Material for this task:
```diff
+  auto issue_pv = [&](uint32_t s) {
+#pragma unroll
+    for (uint32_t kk = 0; kk < BN / 16; ++kk)
+      Wgmma<NO, kBF16>::rs(o, p[kk], desc_mnmajor<BN>(stage_k(s) + Cfg::kKVBytes, kk, 0), 1);
+    wgmma_commit();
+  };
+  auto pack_p = [&] {
+#pragma unroll
+    for (uint32_t kk = 0; kk < BN / 16; ++kk) a_frag<kBF16>(sc, kk, p[kk]);
+  };
+  auto release = [&](uint32_t v, uint32_t j) {
+    if (t != 0) return;
+    uint64_t *free = v ? &v_free[j % S] : &k_free[j % S];
+    mbar_arrive(free);
+    if (wg == 1 && j + S < blocks) {
+      mbar_wait<false>(free, (j / S) & 1);
+      load(v, j + S);
+    }
+  };
+  auto turn_begin = [&] {
+    if (wg == 0)
+      named_bar_sync<1, 2 * kWG>();
+    else
+      named_bar_sync<2, 2 * kWG>();
+  };
+  auto turn_end = [&] {
+    if (wg == 0)
+      named_bar_arrive<2, 2 * kWG>();
+    else
+      named_bar_arrive<1, 2 * kWG>();
+  };
+  mbar_wait<false>(&bar[0], 0);
+  if constexpr (!Cfg::kPingPong) {
+    for (uint32_t j = 0; j < blocks; ++j) {
+      const uint32_t s = j % S;
+      mbar_wait<false>(&k_full[s], (j / S) & 1);
+      wgmma_fence();
+      issue_s(s);
+      wgmma_wait<0>();
+      fence_regs(sc);
+      online_softmax<BN>(sc, (kb0 + j) * BN, C, scale_log2, m0, m1, l0, l1, a0, a1);
+#pragma unroll
+      for (uint32_t i = 0; i < NO / 8; ++i) {
+        o[4 * i] *= a0;
+        o[4 * i + 1] *= a0;
+        o[4 * i + 2] *= a1;
+        o[4 * i + 3] *= a1;
+      }
+      pack_p();
+      mbar_wait<false>(&v_full[s], (j / S) & 1);
+      wgmma_fence();
+      issue_pv(s);
+      wgmma_wait<0>();
+      fence_regs(o);
+      __syncthreads();
+      if (tid == 0 && j + S < blocks) {
+        load(0, j + S);
+        load(1, j + S);
+      }
+    }
+  } else {
+    if (wg == 1) turn_end();
+
+    mbar_wait<false>(&k_full[0], 0);
+    turn_begin();
     wgmma_fence();
-#pragma unroll
-    for (uint32_t kk = 0; kk < DCH * 4; ++kk)
-      Wgmma<BN, kBF16>::ss(sc, desc_kmajor<Cfg::kTileM>(sQ, wg * kRows, kk), desc_kmajor<BN>(sK, 0, kk), kk > 0);
-    wgmma_commit();
+    issue_s(0);
+    turn_end();
     wgmma_wait<0>();
     fence_regs(sc);
-
-    if ((kb0 + j + 1) * BN > C) {
-      const uint32_t c0 = (kb0 + j) * BN + 2 * (t % 4);
-#pragma unroll
-      for (uint32_t i = 0; i < BN / 8; ++i)
-#pragma unroll
-        for (uint32_t e = 0; e < 2; ++e)
-          if (c0 + 8 * i + e >= C) sc[4 * i + e] = sc[4 * i + 2 + e] = -INFINITY;
-    }
-    float r0 = -INFINITY, r1 = -INFINITY;
-#pragma unroll
-    for (uint32_t i = 0; i < BN / 8; ++i) {
-      r0 = fmaxf(r0, fmaxf(sc[4 * i], sc[4 * i + 1]));
-      r1 = fmaxf(r1, fmaxf(sc[4 * i + 2], sc[4 * i + 3]));
-    }
-    r0 = fmaxf(r0, __shfl_xor_sync(0xffffffffu, r0, 1));
-    r0 = fmaxf(r0, __shfl_xor_sync(0xffffffffu, r0, 2));
-    r1 = fmaxf(r1, __shfl_xor_sync(0xffffffffu, r1, 1));
-    r1 = fmaxf(r1, __shfl_xor_sync(0xffffffffu, r1, 2));
-    const float mn0 = fmaxf(m0, r0 * scale_log2), mn1 = fmaxf(m1, r1 * scale_log2);
-    const float a0 = ex2_approx(m0 - mn0), a1 = ex2_approx(m1 - mn1);
-    m0 = mn0;
-    m1 = mn1;
-    l0 *= a0;
-    l1 *= a1;
-#pragma unroll
-    for (uint32_t i = 0; i < NO / 8; ++i) {
-      o[4 * i] *= a0;
-      o[4 * i + 1] *= a0;
-      o[4 * i + 2] *= a1;
-      o[4 * i + 3] *= a1;
-    }
-#pragma unroll
-    for (uint32_t i = 0; i < BN / 8; ++i) {
-      sc[4 * i] = ex2_approx(fmaf(sc[4 * i], scale_log2, -m0));
-      sc[4 * i + 1] = ex2_approx(fmaf(sc[4 * i + 1], scale_log2, -m0));
-      sc[4 * i + 2] = ex2_approx(fmaf(sc[4 * i + 2], scale_log2, -m1));
-      sc[4 * i + 3] = ex2_approx(fmaf(sc[4 * i + 3], scale_log2, -m1));
-      l0 += sc[4 * i] + sc[4 * i + 1];
-      l1 += sc[4 * i + 2] + sc[4 * i + 3];
-    }
-    wgmma_fence();
-#pragma unroll
-    for (uint32_t kk = 0; kk < BN / 16; ++kk) {
-      uint32_t a[4];
-      a_frag<kBF16>(sc, kk, a);
-      Wgmma<NO, kBF16>::rs(o, a, desc_mnmajor<BN>(sV, kk, 0), 1);
-    }
-    wgmma_commit();
-    wgmma_wait<0>();
-    fence_regs(o);
-    __syncthreads();
-    if (tid == 0 && j + 2 < blocks) load_kv(j + 2, s);
+    release(0, 0);
+    online_softmax<BN>(sc, kb0 * BN, C, scale_log2, m0, m1, l0, l1, a0, a1);
+    pack_p();
+    for (uint32_t j = 0; j + 1 < blocks; ++j) {
+      const uint32_t s = j % S, sn = (j + 1) % S;
+      mbar_wait<false>(&k_full[sn], ((j + 1) / S) & 1);
+      mbar_wait<false>(&v_full[s], (j / S) & 1);
+      turn_begin();
+      wgmma_fence();
+      issue_s(sn);
+      issue_pv(s);
+      turn_end();
+      wgmma_wait<1>();
+      fence_regs(sc);
+      online_softmax<BN>(sc, (kb0 + j + 1) * BN, C, scale_log2, m0, m1, l0, l1, a0, a1);
+      wgmma_wait<0>();
+      fence_regs(o);
+      release(0, j + 1);
+      release(1, j);
+#pragma unroll
+      for (uint32_t i = 0; i < NO / 8; ++i) {
+        o[4 * i] *= a0;
+        o[4 * i + 1] *= a0;
+        o[4 * i + 2] *= a1;
+        o[4 * i + 3] *= a1;
+      }
+      pack_p();
+    }
+    {
+      const uint32_t s = (blocks - 1) % S;
+      mbar_wait<false>(&v_full[s], ((blocks - 1) / S) & 1);
+      turn_begin();
+      wgmma_fence();
+      issue_pv(s);
+      turn_end();
+      if (wg == 0) named_bar_sync<1, 2 * kWG>();
+      wgmma_wait<0>();
+      fence_regs(o);
+    }
   }
 
   l0 += __shfl_xor_sync(0xffffffffu, l0, 1);
```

Directions: Where a line of the entries contains "release", report that line.

Output for this exercise:
+  auto release = [&](uint32_t v, uint32_t j) {
+    release(0, 0);
+      release(0, j + 1);
+      release(1, j);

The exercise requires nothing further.